**EXERCISE PROMPT:**
Repeat every entry exactly. Leave nothing out.

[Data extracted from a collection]
###

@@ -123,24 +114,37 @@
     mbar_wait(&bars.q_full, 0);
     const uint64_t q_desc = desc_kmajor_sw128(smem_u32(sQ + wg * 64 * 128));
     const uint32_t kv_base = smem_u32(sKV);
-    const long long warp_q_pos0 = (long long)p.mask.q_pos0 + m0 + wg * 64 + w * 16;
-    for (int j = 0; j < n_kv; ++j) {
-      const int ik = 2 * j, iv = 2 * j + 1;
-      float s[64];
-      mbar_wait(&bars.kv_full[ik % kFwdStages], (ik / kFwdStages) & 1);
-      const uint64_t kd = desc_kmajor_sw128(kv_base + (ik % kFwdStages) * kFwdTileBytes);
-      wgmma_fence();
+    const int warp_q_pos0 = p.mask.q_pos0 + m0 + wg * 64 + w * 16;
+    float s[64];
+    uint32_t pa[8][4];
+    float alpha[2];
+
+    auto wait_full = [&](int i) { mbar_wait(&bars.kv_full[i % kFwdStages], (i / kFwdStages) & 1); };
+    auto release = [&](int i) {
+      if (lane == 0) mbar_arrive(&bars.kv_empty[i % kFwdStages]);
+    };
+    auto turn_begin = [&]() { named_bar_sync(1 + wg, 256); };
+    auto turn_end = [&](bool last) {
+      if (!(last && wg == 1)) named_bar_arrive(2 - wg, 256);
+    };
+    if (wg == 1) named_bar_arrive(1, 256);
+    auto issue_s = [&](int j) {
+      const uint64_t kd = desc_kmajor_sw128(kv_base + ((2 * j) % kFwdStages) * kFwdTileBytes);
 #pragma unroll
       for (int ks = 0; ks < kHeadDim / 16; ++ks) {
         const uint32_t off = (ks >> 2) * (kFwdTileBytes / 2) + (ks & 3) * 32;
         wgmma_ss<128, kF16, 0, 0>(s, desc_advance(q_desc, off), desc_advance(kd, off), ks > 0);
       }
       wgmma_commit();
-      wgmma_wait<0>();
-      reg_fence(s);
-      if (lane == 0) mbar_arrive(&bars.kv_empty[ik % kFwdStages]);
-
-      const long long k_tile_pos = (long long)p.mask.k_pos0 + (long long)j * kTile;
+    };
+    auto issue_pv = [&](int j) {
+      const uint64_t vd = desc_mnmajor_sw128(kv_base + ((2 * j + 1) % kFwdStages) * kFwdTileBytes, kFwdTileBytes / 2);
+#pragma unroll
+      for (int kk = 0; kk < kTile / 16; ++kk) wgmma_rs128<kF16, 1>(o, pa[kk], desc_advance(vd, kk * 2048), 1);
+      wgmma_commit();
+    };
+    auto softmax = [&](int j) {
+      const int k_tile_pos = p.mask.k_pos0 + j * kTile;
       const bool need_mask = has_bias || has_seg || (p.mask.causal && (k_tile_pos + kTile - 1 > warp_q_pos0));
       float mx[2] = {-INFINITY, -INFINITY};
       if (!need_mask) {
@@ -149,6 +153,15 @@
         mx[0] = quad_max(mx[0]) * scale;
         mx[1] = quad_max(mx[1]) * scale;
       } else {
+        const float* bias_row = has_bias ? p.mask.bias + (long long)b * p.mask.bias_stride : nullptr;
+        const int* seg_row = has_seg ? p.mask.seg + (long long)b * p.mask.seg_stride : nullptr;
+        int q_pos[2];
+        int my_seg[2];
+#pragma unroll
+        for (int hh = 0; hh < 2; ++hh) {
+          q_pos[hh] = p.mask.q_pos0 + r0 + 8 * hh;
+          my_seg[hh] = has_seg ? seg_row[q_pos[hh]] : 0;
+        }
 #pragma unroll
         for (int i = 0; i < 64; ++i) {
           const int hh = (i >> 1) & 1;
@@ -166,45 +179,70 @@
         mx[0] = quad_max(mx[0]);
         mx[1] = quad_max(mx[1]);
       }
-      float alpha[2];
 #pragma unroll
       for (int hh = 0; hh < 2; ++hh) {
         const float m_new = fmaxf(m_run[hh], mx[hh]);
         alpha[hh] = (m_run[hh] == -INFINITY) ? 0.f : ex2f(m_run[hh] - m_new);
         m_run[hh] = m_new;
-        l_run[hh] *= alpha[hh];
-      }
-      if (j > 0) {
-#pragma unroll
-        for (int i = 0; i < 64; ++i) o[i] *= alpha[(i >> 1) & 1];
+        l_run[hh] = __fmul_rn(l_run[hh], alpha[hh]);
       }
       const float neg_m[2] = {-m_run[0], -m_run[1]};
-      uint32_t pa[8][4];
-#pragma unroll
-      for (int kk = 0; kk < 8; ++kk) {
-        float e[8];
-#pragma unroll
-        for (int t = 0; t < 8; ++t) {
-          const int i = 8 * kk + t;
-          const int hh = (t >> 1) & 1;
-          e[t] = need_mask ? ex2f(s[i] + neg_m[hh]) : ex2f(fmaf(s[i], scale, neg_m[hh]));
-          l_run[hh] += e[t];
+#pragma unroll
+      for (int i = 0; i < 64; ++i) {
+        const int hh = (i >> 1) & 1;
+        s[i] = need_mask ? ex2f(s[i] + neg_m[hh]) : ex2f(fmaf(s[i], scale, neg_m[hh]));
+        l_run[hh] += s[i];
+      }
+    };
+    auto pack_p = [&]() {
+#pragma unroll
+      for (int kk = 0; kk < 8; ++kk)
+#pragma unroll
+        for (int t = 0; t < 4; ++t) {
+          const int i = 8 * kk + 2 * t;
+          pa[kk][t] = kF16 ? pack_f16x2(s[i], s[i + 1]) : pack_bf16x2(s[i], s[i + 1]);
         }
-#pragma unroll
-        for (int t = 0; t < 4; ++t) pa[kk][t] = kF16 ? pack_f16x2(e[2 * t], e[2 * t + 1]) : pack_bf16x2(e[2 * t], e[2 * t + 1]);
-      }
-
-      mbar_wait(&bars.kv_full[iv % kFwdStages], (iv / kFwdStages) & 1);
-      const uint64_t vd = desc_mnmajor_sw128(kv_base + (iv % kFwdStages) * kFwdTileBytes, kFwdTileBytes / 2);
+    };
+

###

**RESPONSE:**
@@ -123,24 +114,37 @@
     mbar_wait(&bars.q_full, 0);
     const uint64_t q_desc = desc_kmajor_sw128(smem_u32(sQ + wg * 64 * 128));
     const uint32_t kv_base = smem_u32(sKV);
-    const long long warp_q_pos0 = (long long)p.mask.q_pos0 + m0 + wg * 64 + w * 16;
-    for (int j = 0; j < n_kv; ++j) {
-      const int ik = 2 * j, iv = 2 * j + 1;
-      float s[64];
-      mbar_wait(&bars.kv_full[ik % kFwdStages], (ik / kFwdStages) & 1);
-      const uint64_t kd = desc_kmajor_sw128(kv_base + (ik % kFwdStages) * kFwdTileBytes);
-      wgmma_fence();
+    const int warp_q_pos0 = p.mask.q_pos0 + m0 + wg * 64 + w * 16;
+    float s[64];
+    uint32_t pa[8][4];
+    float alpha[2];
+
+    auto wait_full = [&](int i) { mbar_wait(&bars.kv_full[i % kFwdStages], (i / kFwdStages) & 1); };
+    auto release = [&](int i) {
+      if (lane == 0) mbar_arrive(&bars.kv_empty[i % kFwdStages]);
+    };
+    auto turn_begin = [&]() { named_bar_sync(1 + wg, 256); };
+    auto turn_end = [&](bool last) {
+      if (!(last && wg == 1)) named_bar_arrive(2 - wg, 256);
+    };
+    if (wg == 1) named_bar_arrive(1, 256);
+    auto issue_s = [&](int j) {
+      const uint64_t kd = desc_kmajor_sw128(kv_base + ((2 * j) % kFwdStages) * kFwdTileBytes);
 #pragma unroll
       for (int ks = 0; ks < kHeadDim / 16; ++ks) {
         const uint32_t off = (ks >> 2) * (kFwdTileBytes / 2) + (ks & 3) * 32;
         wgmma_ss<128, kF16, 0, 0>(s, desc_advance(q_desc, off), desc_advance(kd, off), ks > 0);
       }
       wgmma_commit();
-      wgmma_wait<0>();
-      reg_fence(s);
-      if (lane == 0) mbar_arrive(&bars.kv_empty[ik % kFwdStages]);
-
-      const long long k_tile_pos = (long long)p.mask.k_pos0 + (long long)j * kTile;
+    };
+    auto issue_pv = [&](int j) {
+      const uint64_t vd = desc_mnmajor_sw128(kv_base + ((2 * j + 1) % kFwdStages) * kFwdTileBytes, kFwdTileBytes / 2);
+#pragma unroll
+      for (int kk = 0; kk < kTile / 16; ++kk) wgmma_rs128<kF16, 1>(o, pa[kk], desc_advance(vd, kk * 2048), 1);
+      wgmma_commit();
+    };
+    auto softmax = [&](int j) {
+      const int k_tile_pos = p.mask.k_pos0 + j * kTile;
       const bool need_mask = has_bias || has_seg || (p.mask.causal && (k_tile_pos + kTile - 1 > warp_q_pos0));
       float mx[2] = {-INFINITY, -INFINITY};
       if (!need_mask) {
@@ -149,6 +153,15 @@
         mx[0] = quad_max(mx[0]) * scale;
         mx[1] = quad_max(mx[1]) * scale;
       } else {
+        const float* bias_row = has_bias ? p.mask.bias + (long long)b * p.mask.bias_stride : nullptr;
+        const int* seg_row = has_seg ? p.mask.seg + (long long)b * p.mask.seg_stride : nullptr;
+        int q_pos[2];
+        int my_seg[2];
+#pragma unroll
+        for (int hh = 0; hh < 2; ++hh) {
+          q_pos[hh] = p.mask.q_pos0 + r0 + 8 * hh;
+          my_seg[hh] = has_seg ? seg_row[q_pos[hh]] : 0;
+        }
 #pragma unroll
         for (int i = 0; i < 64; ++i) {
           const int hh = (i >> 1) & 1;
@@ -166,45 +179,70 @@
         mx[0] = quad_max(mx[0]);
         mx[1] = quad_max(mx[1]);
       }
-      float alpha[2];
 #pragma unroll
       for (int hh = 0; hh < 2; ++hh) {
         const float m_new = fmaxf(m_run[hh], mx[hh]);
         alpha[hh] = (m_run[hh] == -INFINITY) ? 0.f : ex2f(m_run[hh] - m_new);
         m_run[hh] = m_new;
-        l_run[hh] *= alpha[hh];
-      }
-      if (j > 0) {
-#pragma unroll
-        for (int i = 0; i < 64; ++i) o[i] *= alpha[(i >> 1) & 1];
+        l_run[hh] = __fmul_rn(l_run[hh], alpha[hh]);
       }
       const float neg_m[2] = {-m_run[0], -m_run[1]};
-      uint32_t pa[8][4];
-#pragma unroll
-      for (int kk = 0; kk < 8; ++kk) {
-        float e[8];
-#pragma unroll
-        for (int t = 0; t < 8; ++t) {
-          const int i = 8 * kk + t;
-          const int hh = (t >> 1) & 1;
-          e[t] = need_mask ? ex2f(s[i] + neg_m[hh]) : ex2f(fmaf(s[i], scale, neg_m[hh]));
-          l_run[hh] += e[t];
+#pragma unroll
+      for (int i = 0; i < 64; ++i) {
+        const int hh = (i >> 1) & 1;
+        s[i] = need_mask ? ex2f(s[i] + neg_m[hh]) : ex2f(fmaf(s[i], scale, neg_m[hh]));
+        l_run[hh] += s[i];
+      }
+    };
+    auto pack_p = [&]() {
+#pragma unroll
+      for (int kk = 0; kk < 8; ++kk)
+#pragma unroll
+        for (int t = 0; t < 4; ++t) {
+          const int i = 8 * kk + 2 * t;
+          pa[kk][t] = kF16 ? pack_f16x2(s[i], s[i + 1]) : pack_bf16x2(s[i], s[i + 1]);
         }
-#pragma unroll
-        for (int t = 0; t < 4; ++t) pa[kk][t] = kF16 ? pack_f16x2(e[2 * t], e[2 * t + 1]) : pack_bf16x2(e[2 * t], e[2 * t + 1]);
-      }
-
-      mbar_wait(&bars.kv_full[iv % kFwdStages], (iv / kFwdStages) & 1);
-      const uint64_t vd = desc_mnmajor_sw128(kv_base + (iv % kFwdStages) * kFwdTileBytes, kFwdTileBytes / 2);
+    };
+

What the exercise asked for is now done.